**Entries provided:**
int dev_read(ipls_dev* h, int p, int target, void* dst, int64_t n, int dst_kind) {
  if (!h || !dst) return fail(h, IPLS_E_INVAL, "null argument");
  IPLS_LOCK(h);
  if (int rc = check_part(h, p)) return rc;
  if (target_off(h, p, target) < 0) return fail(h, IPLS_E_INVAL, "bad target %d", target);
  const int64_t L = h->len[p];
  if (n < L) return fail(h, IPLS_E_RANGE, "output of %lld < partition length %lld", (long long)n, (long long)L);
  HIP_TRY(h, dev_use(h->device));
  if (int rc = materialize(h, p, target)) return rc;
  const double* srcd = h->arena + target_off(h, p, target);
  switch (dst_kind) {
    case IPLS_HOST_F64:
      return d2h(h, dst, srcd, (size_t)L * 8);
    case IPLS_DEV_F64:
      HIP_TRY(h, hipMemcpyAsync(dst, srcd, (size_t)L * 8, hipMemcpyDeviceToDevice, h->stream));
      return IPLS_OK;
    case IPLS_DEV_BE:
      launch_bswap(h->stream, (const unsigned long long*)srcd, (unsigned long long*)dst, L);
      HIP_TRY(h, hipGetLastError());
      return IPLS_OK;
// ... 8 lines not shown
  }
}

int dev_checksum(ipls_dev* h, int p, int target, uint64_t* out) {
  if (!h || !out) return fail(h, IPLS_E_INVAL, "null argument");
  IPLS_LOCK(h);
  if (int rc = check_part(h, p)) return rc;
  if (target_off(h, p, target) < 0) return fail(h, IPLS_E_INVAL, "bad target %d", target);
  HIP_TRY(h, dev_use(h->device));
  if (int rc = materialize(h, p, target)) return rc;
  HIP_TRY(h, hipMemsetAsync(h->d_sum, 0, 8, h->stream));
  const int64_t L = h->len[p];
  hipLaunchKernelGGL(k_checksum<false>, dim3(std::max(1u, std::min<unsigned>(blocks_for(L, kBlock * 8), 2048))),
                     dim3(kBlock), 0, h->stream,
                     (const unsigned long long*)(h->arena + target_off(h, p, target)), L, h->d_sum);
  HIP_TRY(h, hipGetLastError());
  unsigned long long v = 0;
  if (int rc = d2h(h, &v, h->d_sum, 8)) return rc;
  *out = v;
  return IPLS_OK;
}

static int finalize_range(ipls_dev* h, int p0, int np) {
  bool rep_zero_all = true;
  for (int q = p0; q < p0 + np; ++q) {
    if (int rc = materialize(h, q, IPLS_TGT_AGG)) return rc;
    rep_zero_all = rep_zero_all && h->rep_zero[q];
  }
  if (!rep_zero_all)
    for (int q = p0; q < p0 + np; ++q)
      if (int rc = materialize(h, q, IPLS_TGT_REP)) return rc;
  std::vector<FinDesc> fd(np);
  int64_t maxL = 0;
  for (int q = 0; q < np; ++q) {
    fd[q] = FinDesc{h->len[p0 + q], h->agg_off[p0 + q], h->rep_off[p0 + q], h->w_off[p0 + q]};
    maxL = std::max(maxL, fd[q].len);
  }
  void* dtab = nullptr;
  if (int rc = upload_table(h, fd.data(), fd.size() * sizeof(FinDesc), &dtab)) return rc;
  const int64_t tile = kFinTile;
  const int tpp = (int)((maxL + tile - 1) / tile);
  if (rep_zero_all)
    hipLaunchKernelGGL((k_finalize<true, false>), dim3((unsigned)tpp * np), dim3(kBlock), 0, h->stream,
                       (const FinDesc*)dtab, h->arena, tpp);
  else
    hipLaunchKernelGGL((k_finalize<false, false>), dim3((unsigned)tpp * np), dim3(kBlock), 0, h->stream,
                       (const FinDesc*)dtab, h->arena, tpp);
  HIP_TRY(h, hipGetLastError());
  for (int q = p0; q < p0 + np; ++q) h->agg_zero[q] = h->rep_zero[q] = 1;
  return IPLS_OK;
}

**Task requirements:** From the first line through the last, repeat the entries exactly.

**Result:**
int dev_read(ipls_dev* h, int p, int target, void* dst, int64_t n, int dst_kind) {
  if (!h || !dst) return fail(h, IPLS_E_INVAL, "null argument");
  IPLS_LOCK(h);
  if (int rc = check_part(h, p)) return rc;
  if (target_off(h, p, target) < 0) return fail(h, IPLS_E_INVAL, "bad target %d", target);
  const int64_t L = h->len[p];
  if (n < L) return fail(h, IPLS_E_RANGE, "output of %lld < partition length %lld", (long long)n, (long long)L);
  HIP_TRY(h, dev_use(h->device));
  if (int rc = materialize(h, p, target)) return rc;
  const double* srcd = h->arena + target_off(h, p, target);
  switch (dst_kind) {
    case IPLS_HOST_F64:
      return d2h(h, dst, srcd, (size_t)L * 8);
    case IPLS_DEV_F64:
      HIP_TRY(h, hipMemcpyAsync(dst, srcd, (size_t)L * 8, hipMemcpyDeviceToDevice, h->stream));
      return IPLS_OK;
    case IPLS_DEV_BE:
      launch_bswap(h->stream, (const unsigned long long*)srcd, (unsigned long long*)dst, L);
      HIP_TRY(h, hipGetLastError());
      return IPLS_OK;
// ... 8 lines not shown
  }
}

int dev_checksum(ipls_dev* h, int p, int target, uint64_t* out) {
  if (!h || !out) return fail(h, IPLS_E_INVAL, "null argument");
  IPLS_LOCK(h);
  if (int rc = check_part(h, p)) return rc;
  if (target_off(h, p, target) < 0) return fail(h, IPLS_E_INVAL, "bad target %d", target);
  HIP_TRY(h, dev_use(h->device));
  if (int rc = materialize(h, p, target)) return rc;
  HIP_TRY(h, hipMemsetAsync(h->d_sum, 0, 8, h->stream));
  const int64_t L = h->len[p];
  hipLaunchKernelGGL(k_checksum<false>, dim3(std::max(1u, std::min<unsigned>(blocks_for(L, kBlock * 8), 2048))),
                     dim3(kBlock), 0, h->stream,
                     (const unsigned long long*)(h->arena + target_off(h, p, target)), L, h->d_sum);
  HIP_TRY(h, hipGetLastError());
  unsigned long long v = 0;
  if (int rc = d2h(h, &v, h->d_sum, 8)) return rc;
  *out = v;
  return IPLS_OK;
}

static int finalize_range(ipls_dev* h, int p0, int np) {
  bool rep_zero_all = true;
  for (int q = p0; q < p0 + np; ++q) {
    if (int rc = materialize(h, q, IPLS_TGT_AGG)) return rc;
    rep_zero_all = rep_zero_all && h->rep_zero[q];
  }
  if (!rep_zero_all)
    for (int q = p0; q < p0 + np; ++q)
      if (int rc = materialize(h, q, IPLS_TGT_REP)) return rc;
  std::vector<FinDesc> fd(np);
  int64_t maxL = 0;
  for (int q = 0; q < np; ++q) {
    fd[q] = FinDesc{h->len[p0 + q], h->agg_off[p0 + q], h->rep_off[p0 + q], h->w_off[p0 + q]};
    maxL = std::max(maxL, fd[q].len);
  }
  void* dtab = nullptr;
  if (int rc = upload_table(h, fd.data(), fd.size() * sizeof(FinDesc), &dtab)) return rc;
  const int64_t tile = kFinTile;
  const int tpp = (int)((maxL + tile - 1) / tile);
  if (rep_zero_all)
    hipLaunchKernelGGL((k_finalize<true, false>), dim3((unsigned)tpp * np), dim3(kBlock), 0, h->stream,
                       (const FinDesc*)dtab, h->arena, tpp);
  else
    hipLaunchKernelGGL((k_finalize<false, false>), dim3((unsigned)tpp * np), dim3(kBlock), 0, h->stream,
                       (const FinDesc*)dtab, h->arena, tpp);
  HIP_TRY(h, hipGetLastError());
  for (int q = p0; q < p0 + np; ++q) h->agg_zero[q] = h->rep_zero[q] = 1;
  return IPLS_OK;
}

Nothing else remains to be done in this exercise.